▶ **AIM OF THE TASK**
Among the lines below, tally those holding the string "constexpr" and give the total only.

####################

template <class F = fe>
struct TabScratch_t {
    typedef typename ge_t<F>::cached cached;
    cached tab[8];
    KYB_DEV void put(int j, const cached& c) { tab[j] = c; }
    KYB_DEV void get(cached& c, int j) const { c = tab[j]; }
};
using TabScratch = TabScratch_t<>;
template <class F = fe>
struct TabGlobal_t;
using TabGlobal = TabGlobal_t<>;
template <>
struct TabGlobal_t<fe> {
    int4* base;
    KYB_DEV void put(int j, const ge_cached& c) {
        int4* q = base + j * 10;
        const fe* f[4] = {&c.YpX, &c.YmX, &c.Z, &c.T2d};
        int32_t w[40];
#pragma unroll
        for (int k = 0; k < 4; k++)
#pragma unroll
            for (int l = 0; l < 10; l++) w[10 * k + l] = f[k]->v[l];
#pragma unroll
        for (int i = 0; i < 10; i++) q[i] = make_int4(w[4 * i], w[4 * i + 1], w[4 * i + 2], w[4 * i + 3]);
    }
    KYB_DEV void get(ge_cached& c, int j) const {
        const int4* q = base + j * 10;
        int32_t w[40];
#pragma unroll
        for (int i = 0; i < 10; i++) {
            const int4 x = q[i];
            w[4 * i] = x.x;
            w[4 * i + 1] = x.y;
            w[4 * i + 2] = x.z;
            w[4 * i + 3] = x.w;
        }
        fe* f[4] = {&c.YpX, &c.YmX, &c.Z, &c.T2d};
#pragma unroll
        for (int k = 0; k < 4; k++)
#pragma unroll
            for (int l = 0; l < 10; l++) f[k]->v[l] = w[10 * k + l];
    }
    KYB_DEV void get_signed(ge_cached& c, int b) const;
};
KYB_DEV_CONST __attribute__((aligned(16))) const int32_t ED_CACHED_IDENTITY[40] = {1, 0, 0, 0, 0, 0, 0, 0, 0, 0,
                                                                               1, 0, 0, 0, 0, 0, 0, 0, 0, 0,
                                                                               1};
KYB_DEV void TabGlobal_t<fe>::get_signed(ge_cached& c, int b) const {
    const bool neg = b < 0;
    const int babs = neg ? -b : b;
#if defined(__HIPCC__)
    typedef int32_t i32x2 __attribute__((ext_vector_type(2)));
    typedef int32_t i32x4 __attribute__((ext_vector_type(4)));
    using gint = const __attribute__((address_space(1))) int32_t;
    using gint2 = const __attribute__((address_space(1))) i32x2;
    using gint4 = const __attribute__((address_space(1))) i32x4;
#else
    struct i32x2 { int32_t x, y; };
    struct i32x4 { int32_t x, y, z, w; };
    using gint = const int32_t;
    using gint2 = const i32x2;
    using gint4 = const i32x4;
#endif
    gint* e = babs ? (gint*)(base + (babs - 1) * 10) : (gint*)ED_CACHED_IDENTITY;
    gint2* p = (gint2*)(e + (neg ? 10 : 0));
    gint2* m = (gint2*)(e + (neg ? 0 : 10));
    gint4* q = (gint4*)(e + 20);
#pragma unroll
    for (int i = 0; i < 5; i++) {
        const i32x2 x = p[i], y = m[i];
        c.YpX.v[2 * i] = x.x;
        c.YpX.v[2 * i + 1] = x.y;
        c.YmX.v[2 * i] = y.x;
        c.YmX.v[2 * i + 1] = y.y;
    }
    int32_t w[20];
#pragma unroll
    for (int i = 0; i < 5; i++) {
        const i32x4 x = q[i];
        w[4 * i] = x.x;
        w[4 * i + 1] = x.y;
        w[4 * i + 2] = x.z;
        w[4 * i + 3] = x.w;
    }
    const int32_t s = -(int32_t)neg;
#pragma unroll
    for (int l = 0; l < 10; l++) {
        c.Z.v[l] = w[l];
        c.T2d.v[l] = (w[10 + l] ^ s) - s;
    }
}
template <>
struct TabGlobal_t<fe29> {
    int4* base;
    static constexpr int word(int field, int l) { return field < 2 ? (l < 8 ? 8 * field + l : 16 + field) : 18 + 9 * (field - 2) + l; }
    KYB_DEV void put(int j, const ge29_cached& c) {
        int4* q = base + j * 9;
        const fe29* f[4] = {&c.YpX, &c.YmX, &c.Z, &c.T2d};
        int32_t w[36];
#pragma unroll
        for (int k = 0; k < 4; k++)
#pragma unroll
            for (int l = 0; l < 9; l++) w[word(k, l)] = f[k]->v[l];
#pragma unroll
        for (int i = 0; i < 9; i++) q[i] = make_int4(w[4 * i], w[4 * i + 1], w[4 * i + 2], w[4 * i + 3]);
    }
    KYB_DEV void get(ge29_cached& c, int j) const {
        const int4* q = base + j * 9;
        int32_t w[36];
#pragma unroll
        for (int i = 0; i < 9; i++) {
            const int4 x = q[i];
            w[4 * i] = x.x;
            w[4 * i + 1] = x.y;
            w[4 * i + 2] = x.z;
            w[4 * i + 3] = x.w;
        }
        fe29* f[4] = {&c.YpX, &c.YmX, &c.Z, &c.T2d};
#pragma unroll
        for (int k = 0; k < 4; k++)
#pragma unroll
            for (int l = 0; l < 9; l++) f[k]->v[l] = w[word(k, l)];
        KYB_FE_MAG_SET(c.YpX, 3.001);
        KYB_FE_MAG_SET(c.YmX, 3.001);
        KYB_FE_MAG_SET(c.Z, 1.001);
        KYB_FE_MAG_SET(c.T2d, 1.001);
    }
    KYB_DEV void get_signed(ge29_cached& c, int b) const;
};
KYB_DEV_CONST __attribute__((aligned(16))) const int32_t ED_CACHED_IDENTITY29[36] = {1, 0, 0, 0, 0, 0, 0, 0,
                                                                                 1, 0, 0, 0, 0, 0, 0, 0,
                                                                                 0, 0, 1};
KYB_DEV void TabGlobal_t<fe29>::get_signed(ge29_cached& c, int b) const {
    const bool neg = b < 0;
    const int babs = neg ? -b : b;
#if defined(__HIPCC__)
    typedef int32_t i32x4 __attribute__((ext_vector_type(4)));
    using gint = const __attribute__((address_space(1))) int32_t;
    using gint4 = const __attribute__((address_space(1))) i32x4;
#else
    struct i32x4 { int32_t x, y, z, w; };
    using gint = const int32_t;
    using gint4 = const i32x4;
#endif
    gint* e = babs ? (gint*)(base + (babs - 1) * 9) : (gint*)ED_CACHED_IDENTITY29;
    gint4* p = (gint4*)(e + (neg ? 8 : 0));
    gint4* m = (gint4*)(e + (neg ? 0 : 8));
    gint4* q = (gint4*)(e + 16);
#pragma unroll
    for (int i = 0; i < 2; i++) {
        const i32x4 x = p[i], y = m[i];
        c.YpX.v[4 * i] = x.x;
        c.YpX.v[4 * i + 1] = x.y;
        c.YpX.v[4 * i + 2] = x.z;
        c.YpX.v[4 * i + 3] = x.w;
        c.YmX.v[4 * i] = y.x;
        c.YmX.v[4 * i + 1] = y.y;
        c.YmX.v[4 * i + 2] = y.z;
        c.YmX.v[4 * i + 3] = y.w;
    }
    int32_t w[20];
#pragma unroll
    for (int i = 0; i < 5; i++) {
        const i32x4 x = q[i];
        w[4 * i] = x.x;
        w[4 * i + 1] = x.y;
        w[4 * i + 2] = x.z;
        w[4 * i + 3] = x.w;
    }
    c.YpX.v[8] = neg ? w[1] : w[0];
    c.YmX.v[8] = neg ? w[0] : w[1];
    const int32_t s = -(int32_t)neg;
#pragma unroll
    for (int l = 0; l < 9; l++) {
        c.Z.v[l] = w[2 + l];
        c.T2d.v[l] = (w[11 + l] ^ s) - s;
    }
    KYB_FE_MAG_SET(c.YpX, 3.001);
    KYB_FE_MAG_SET(c.YmX, 3.001);
    KYB_FE_MAG_SET(c.Z, 1.001);
    KYB_FE_MAG_SET(c.T2d, 1.001);
}
template <bool UNI = false, class C, class Tab>
KYB_DEV void select_cached(C& c, const Tab& tab, int b) {
    typedef decltype(c.Z) F;
    const bool neg = b < 0;
    const int babs = neg ? -b : b;
    if constexpr (UNI) {
        ge_cached_0(c);
#pragma unroll 1
        for (int m = 1; m <= 8; m++) {
            C x;
            tab.get(x, m - 1);
            const int32_t keep = -(int32_t)(babs == m);
#pragma unroll
            for (int l = 0; l < F::N; l++) {
                c.YpX.v[l] ^= (c.YpX.v[l] ^ x.YpX.v[l]) & keep;
                c.YmX.v[l] ^= (c.YmX.v[l] ^ x.YmX.v[l]) & keep;
                c.Z.v[l] ^= (c.Z.v[l] ^ x.Z.v[l]) & keep;
                c.T2d.v[l] ^= (c.T2d.v[l] ^ x.T2d.v[l]) & keep;
            }
        }
    } else if constexpr (std::is_same_v<Tab, TabGlobal_t<F>>) {
        tab.get_signed(c, b);
        return;
    } else {
        tab.get(c, babs ? babs - 1 : 0);
        if (babs == 0) ge_cached_0(c);
    }
    ge_cached_cneg(c, neg);
}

####################

▶ **FINISHED TASK**
3